Opinión: "De raposas y de lobos es un libro en movimiento (...) un espacio narrado donde se hacen presentes las diversas historias imbricadas, entre cuyas paredes se desarrolla la trama imaginativa que la autora nos ofrece en esta bella novela construida sobre una estructura peculiar, donde todo se nos cuenta en forma abierta y cambiante, lo cual conduce a la formulación, a la proposición de una nueva escritura que para nosotros es posmoderna..." Roberto Lovera De Sola. "Taller Crítico". News Café. Caracas, Mayo, 2001.
Opinión: "Raposas y lobos sueltos son predadores que en los campos devoran al más débil... En la geométrica trampa de la ciudad, se autodevoran, se extinguen en el laberinto gris de trámites académicos, de consultas psiquiátricas, de relaciones fracasadas. Antonieta Madrid es biógrafa de angustias, confidente de mujeres entre cuyos dedos se escapa la arena del tiempo... La literatura es este montaje de filmación de la vida (...) Si algo alivia la cerril monacalidad de la literatura venezolana es la activa irrupción de las mujeres..." Luis Britto García. "Volando libremente". El Nacional, Caracas, 2001.

FRAGMENTOS
—"Soy yo, Fulvia Fénix. En el tiempo arbitrario del recuerdo todo lo puedo ver clarísimo. Aquella infausta tarde, cuando entré a la biblioteca, Marcelo no se percató de mi llegada, porque ya él no estaba allí. Sólo su cuerpo sin alma ocupaba aquel lugar. Le hablaba y mis palabras se perdían en el silencio más pertinaz. Me negué a creer que no podía escucharme y le dije cosas horribles. Me había programado para pronunciar las palabras más hirientes. Yo estaba vestida de rojo como hoy, había un demonio dentro de mi cuerpo que hablaba por mi propia boca y articulaba palabras que me eran ajenas. Mis labios se movían involuntariamente y podía escuchar mis palabras como si hubiesen sido dichas por otra persona totalmente desconocida e impredecible...
Infructuoso ha resultado el empeño.
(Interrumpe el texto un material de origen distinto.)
template <typename T, int WT>
__global__ __launch_bounds__(2 * WT > 1024 ? 1024 : 2 * WT) void gram_reduce_small_kernel(const T* __restrict__ slabs, int32_t ksplit,
                                                                                      int32_t n_red, int accumulate,
                                                                                      double* __restrict__ G, int32_t parts) {
  constexpr int HALVES = 2 * WT > 1024 ? 1 : 2;
  __shared__ double part_sum[HALVES][WT];
  AGGF_GATED_BODY_BEGIN
  const int row = blockIdx.x, col = threadIdx.x & (WT - 1), half = threadIdx.x / WT;
  int owner = 0;
  if (parts > 1 && col >= row) {
    const int nb = (n_red + 15) / 16, bi = row >> 4, bj = col >> 4;
    const int n_blocks = nb * (nb + 1) / 2, per_part = (n_blocks + parts - 1) / parts;
    owner = (bi * nb - bi * (bi - 1) / 2 + (bj - bi)) / per_part;
  }
  double s = 0.0;
  for (int ks = half; ks < ksplit; ks += HALVES) s += (double)slabs[(((int64_t)ks * parts + owner) * WT + row) * WT + col];
  part_sum[half][col] = s;
  __syncthreads();
  if (half == 0 && row < n_red && col < n_red && col >= row) {
    double tot = part_sum[0][col];
    if (HALVES == 2) tot += part_sum[HALVES - 1][col];
    double* p = G + (int64_t)row * n_red + col;
    *p = accumulate ? *p + tot : tot;
    if (col > row) {
      double* q = G + (int64_t)col * n_red + row;
      *q = accumulate ? *q + tot : tot;
    }
  }
  AGGF_GATED_BODY_END
}

enum GramStaging { STAGE_DMA8 = 3, STAGE_SMALL = 4 };

struct GramPlan {
  int32_t n_pad, nt1, n_tiles;
  int32_t first_tile = 0;
  int staging;
  int32_t n_entries;
  bool direct;
  int ksplit;
  bool edge = false;
  bool straddle = false;
  bool wide256 = false;
  int parts = 1;
  int64_t frames_per_split;
  int64_t chunk_frames;
  size_t slab_bytes, pack_bytes;
};

static int choose_ksplit(int n_tiles, int64_t frames, int kb, int slots, int64_t max_splits, int stage_rows = 0) {
  if (stage_rows <= 0) stage_rows = kb;
  int64_t hi = ceil_div(frames, (int64_t)stage_rows * 8);
  if (hi < 1) hi = 1;
  if (hi > max_splits) hi = max_splits;
  if (hi > 1024) hi = 1024;
  static const char* force_k = getenv("AGGF_GRAM_KSPLIT");
  if (force_k && atoi(force_k) > 0) return (int)(atoi(force_k) < hi ? atoi(force_k) : hi);
  const double us_per_frame = 0.64 * 4.0 / kb;
  const double fixed_frames = 48.0;
  const double slab_us = 2.0 * TILE * TILE * (kb == 4 ? 8 : 4) / 2.0e6;
  double best_cost = 1e300;
  int64_t best = 1;
  for (int64_t k = 1; k <= hi; ++k) {
    const int64_t blocks = k * n_tiles;
    const double rounds = (double)ceil_div(blocks, slots);
    const double fpb = (double)round_up(ceil_div(frames, k), stage_rows);
    const double cost = rounds * (fpb + fixed_frames) * us_per_frame + blocks * slab_us;
    if (cost < best_cost * (1.0 - 1e-6)) {
      best_cost = cost;
      best = k;
    }
  }
  return (int)best;
}

static size_t dtype_size(int dt) { return dt == AGGF_F64 ? 8 : 4; }
static size_t table_bytes(const GramPlan& p) { return (size_t)round_up((int64_t)p.n_tiles * 8, 256); }

static int make_plan(int64_t T, int32_t N, int32_t n_red, int in_dtype, int compute_dtype,
                     bool has_groups, bool aligned, size_t ws_bytes, bool query, GramPlan* p, int32_t first_col = 0,
                     bool tiles_only = false) {
  p->n_pad = (int32_t)round_up(n_red, TILE);
  p->nt1 = p->n_pad / TILE;
  p->n_tiles = p->nt1 * (p->nt1 + 1) / 2;
  p->edge = N % TILE != 0;
  const bool widen = in_dtype == AGGF_F32 && compute_dtype == AGGF_F64;
  const bool rows16 = ((int64_t)3 * N * (int64_t)dtype_size(in_dtype)) % 16 == 0;
  p->straddle = p->edge && !rows16 && !tiles_only && first_col == 0 && T >= 2;
  p->direct = !has_groups && (in_dtype == compute_dtype || (widen && !tiles_only)) && aligned &&
              (!p->edge || (!tiles_only && (rows16 || p->straddle)));
  if (!p->direct) p->straddle = false;
  p->staging = STAGE_DMA8;
  static const char* no_small = getenv("AGGF_GRAM_NO_SMALL");
  const size_t raw_small = (size_t)round_up((int64_t)8 * 3 * N * (int64_t)dtype_size(in_dtype), 16);
  const size_t raw_wide = (size_t)round_up((int64_t)4 * 3 * N * (int64_t)dtype_size(in_dtype), 16);
  const bool wide_fits = first_col == 0 && raw_wide <= (size_t)5 * 64 * 16 * 16;
  const char* route = getenv("AGGF_GRAM_ROUTE");
  const bool force_stream = route && route[0] == 's', force_tile = route && route[0] == 't';
  const bool f64p = compute_dtype == AGGF_F64;
  const int edge3_max = widen ? routing::stream_edge3_max_cols_widen : routing::stream_edge3_max_cols;
  const int edge4_max = widen ? routing::stream_edge4_max_cols_widen
                              : (f64p ? routing::stream_edge4_max_cols_f64 : routing::stream_edge4_max_cols_f32);
  const bool wide = wide_fits && (p->nt1 == 2 || (force_stream && p->nt1 <= 4) ||
                                  (p->nt1 == 3 && (!p->direct || (p->edge && n_red <= edge3_max))) ||
                                  (p->nt1 == 4 && !p->direct && n_red <= (f64p ? routing::stream_pack4_max_cols_f64 : routing::stream_pack4_max_cols_f32)) ||
                                  (p->nt1 == 4 && p->direct && p->edge && n_red <= edge4_max));
  p->parts = 1;
  p->wide256 = wide_fits && p->nt1 == 1 && n_red > routing::wide256_min_cols && !has_groups;
  if (((p->nt1 == 1 && raw_small <= (size_t)SM_MAXVEC * 64 * 8 * 16) || wide || p->wide256) && !no_small && !force_tile && !tiles_only && N < 21000 && aligned) {
    p->staging = STAGE_SMALL;
    p->n_entries = 1;
    p->direct = true;
    p->chunk_frames = T;
    p->pack_bytes = 0;
    const int nb16 = (n_red + 15) / 16, n_blocks = nb16 * (nb16 + 1) / 2;
    if (p->nt1 > 2) p->parts = (int)ceil_div((int64_t)n_blocks, compute_dtype == AGGF_F32 ? 192 : 144);
    int64_t nwg = (int64_t)(p->nt1 >= 2 || p->wide256 ? 1 : 2) * device_cu_count() / p->parts;
    if (nwg < 1) nwg = 1;
    const int64_t n_stage_all = ceil_div(T, 8);
    if (nwg > n_stage_all) nwg = n_stage_all;
    const int64_t edge = p->nt1 > 2 ? 4 * TILE : (p->wide256 ? 2 * TILE : p->n_pad);
    const size_t slab1s = (size_t)p->parts * edge * edge * dtype_size(compute_dtype);
    if (!query) {
      if (ws_bytes < table_bytes(*p) + slab1s + 512) return fail(AGGF_ERR_WORKSPACE, "gram workspace too small");
      const int64_t max_splits = (int64_t)((ws_bytes - table_bytes(*p) - 512) / slab1s);
      if (nwg > max_splits) nwg = max_splits;
    }
    p->frames_per_split = 0;
    p->ksplit = (int)nwg;
    p->slab_bytes = (size_t)p->ksplit * slab1s;
    return AGGF_OK;
  }
  p->n_entries = p->n_tiles;
  p->first_tile = 0;
  if (first_col >= TILE && p->direct) {
    p->first_tile = first_col / TILE;
    if (p->first_tile >= p->nt1) p->first_tile = p->nt1 - 1;
    p->n_entries = p->n_tiles - p->first_tile * (p->first_tile + 1) / 2;
  }
  const int kb = compute_dtype == AGGF_F64 ? GramCfg<double>::KB : GramCfg<float>::KB;
  const int stage_rows = p->direct && widen ? GramCfg<float>::KB : kb;
  const size_t cs = dtype_size(compute_dtype);
  const int slots = 2 * device_cu_count();
  const size_t slab1 = (size_t)p->n_tiles * TILE * TILE * cs;
  const size_t row_bytes = (size_t)p->n_pad * 3 * cs;
  if (query) {
    p->chunk_frames = T;
    if (!p->direct) {
      size_t free_b = 0, total_b = 0;
      size_t cap_b = (size_t)16 << 30;
      if (hipMemGetInfo(&free_b, &total_b) == hipSuccess && free_b / 4 < cap_b) cap_b = free_b / 4;
      if (cap_b < ((size_t)1 << 28)) cap_b = (size_t)1 << 28;
      int64_t cf = (int64_t)(cap_b / row_bytes);
      if (cf < 256) cf = 256;
      if (cf > T) cf = T;
      p->chunk_frames = cf > 0 ? cf : 1;
    }
    p->ksplit = choose_ksplit(p->n_entries, p->chunk_frames, kb, slots, 1 << 20, stage_rows);
    p->slab_bytes = slab1 * p->ksplit;
    p->pack_bytes = p->direct ? 0 : round_up((int64_t)(p->chunk_frames * row_bytes), 256);
    return AGGF_OK;
  }
  p->pack_bytes = 0;
  p->chunk_frames = T;
  if (ws_bytes < table_bytes(*p) + 1024) return fail(AGGF_ERR_WORKSPACE, "gram workspace too small");
  ws_bytes -= table_bytes(*p);
  size_t avail = ws_bytes;
  if (!p->direct) {
    size_t slab_budget = slab1 * (size_t)choose_ksplit(p->n_entries, T, kb, slots, 1 << 20) + 1024;
    if (slab_budget > ws_bytes / 2) slab_budget = ws_bytes / 2;
    int64_t cf = (int64_t)((ws_bytes - slab_budget) / row_bytes);
    if (cf > T) cf = T;
    if (cf < 1) return fail(AGGF_ERR_WORKSPACE, "gram workspace too small for one packed frame");
    p->chunk_frames = cf;
    p->pack_bytes = (size_t)round_up((int64_t)(cf * row_bytes), 256);
    avail = ws_bytes - p->pack_bytes;
  }
  avail = avail > 512 ? avail - 512 : 0;
  const int64_t max_splits = (int64_t)(avail / slab1);
  if (max_splits < 1) return fail(AGGF_ERR_WORKSPACE, "gram workspace too small for one slab set");
  p->ksplit = choose_ksplit(p->n_entries, p->chunk_frames, kb, slots, max_splits, stage_rows);
  p->slab_bytes = slab1 * p->ksplit;
  return AGGF_OK;
}

template <typename TIn>
__global__ __launch_bounds__(256) void gram_tail_row_kernel(const TIn* __restrict__ row, int32_t n_red, double* __restrict__ G) {
  const int i = blockIdx.y * 16 + threadIdx.y, j = blockIdx.x * 16 + threadIdx.x;
  if (i >= n_red || j >= n_red) return;
  double s = 0.0;
#pragma unroll
  for (int d = 0; d < 3; ++d) s += (double)row[3 * i + d] * (double)row[3 * j + d];
  G[(int64_t)i * n_red + j] += s;
}

template <typename T, bool EDGE = false, typename TS = T>
static int launch_gram(const TS* X, int64_t rows, int64_t ld, const GramPlan& p, T* slabs,
                       int32_t* tile_table, double* G, int32_t n_red, int accumulate, hipStream_t stream,
                       bool straddle = false) {
  constexpr int KB = GramCfg<TS>::KB;
  const int ksplit = p.ksplit;
  int64_t fps = round_up(ceil_div(rows, ksplit), KB);
  if (fps < KB) fps = KB;
  const int64_t nblocks = (int64_t)ksplit * p.n_tiles;
  if (nblocks > 0x7fffffffLL) return fail(AGGF_ERR_ARG, "gram grid too large");
  const size_t lds3 = (size_t)3 * 2 * dma_panel_elems<TS>() * sizeof(TS);
  static thread_local PerDeviceOnce attr_once;
  bool& attr_done = *attr_once.flag();
  if (!attr_done) {
    AGGF_HIP_OK(hipFuncSetAttribute((const void*)gram_tile_dma_kernel<T, 0, 3, 2, 8, true, 1, true, false, EDGE, TS>,
                                    hipFuncAttributeMaxDynamicSharedMemorySize, (int)lds3));
    attr_done = true;
  }
  AGGF_LAUNCH(build_tile_table_kernel, dim3(1), dim3(256), 0, stream, p.nt1, tile_table, p.first_tile);
  AGGF_LAUNCH_OK();
  const int64_t nblk = (int64_t)ksplit * p.n_entries;
  AGGF_LAUNCH((gram_tile_dma_kernel<T, 0, 3, 2, 8, true, 1, true, false, EDGE, TS>), dim3((unsigned)round_up(nblk, 512)),
                     dim3(512), lds3, stream, X, rows, ld, p.nt1, p.n_entries, ksplit, tile_table, fps, slabs,
                     (const TS*)nullptr, (int64_t)0, 0, (int32_t)(EDGE ? ld : 0), (int32_t)(straddle ? 1 : 0));
  AGGF_LAUNCH_OK();
  AGGF_LAUNCH_GATED(1024, (gram_reduce_kernel<T>), dim3(p.n_tiles, TILE / 8), dim3(256), 0, stream,
                     slabs, p.nt1, ksplit, n_red, accumulate, G, p.first_tile);
  AGGF_LAUNCH_OK();
  return AGGF_OK;
}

Fulvia pudo ver a los amigos de Marcelo en la barra del bar, saludándose, abrazándose, despidiéndose, pero el espíritu invocado no acudió a la cita. Ha decidido continuar la búsqueda por otros lugares. Desesperada, sale del bar y camina por La Gran Banana. Se propone esta vez partir del Centro Comercial La Boca del Lobo y recorrer los bares de la ribera sur del Donaire. Desmelenada, entra en cada uno de aquellos antros llenos de humo. Ya no espera al espíritu de Marcelo. Sabe que su fantasma no la visitará esta noche. Ahora ella busca otra cosa, algo terrible tal vez." (En: Soy yo, fulvia Fénix, sombra de mí misma, Pag.13).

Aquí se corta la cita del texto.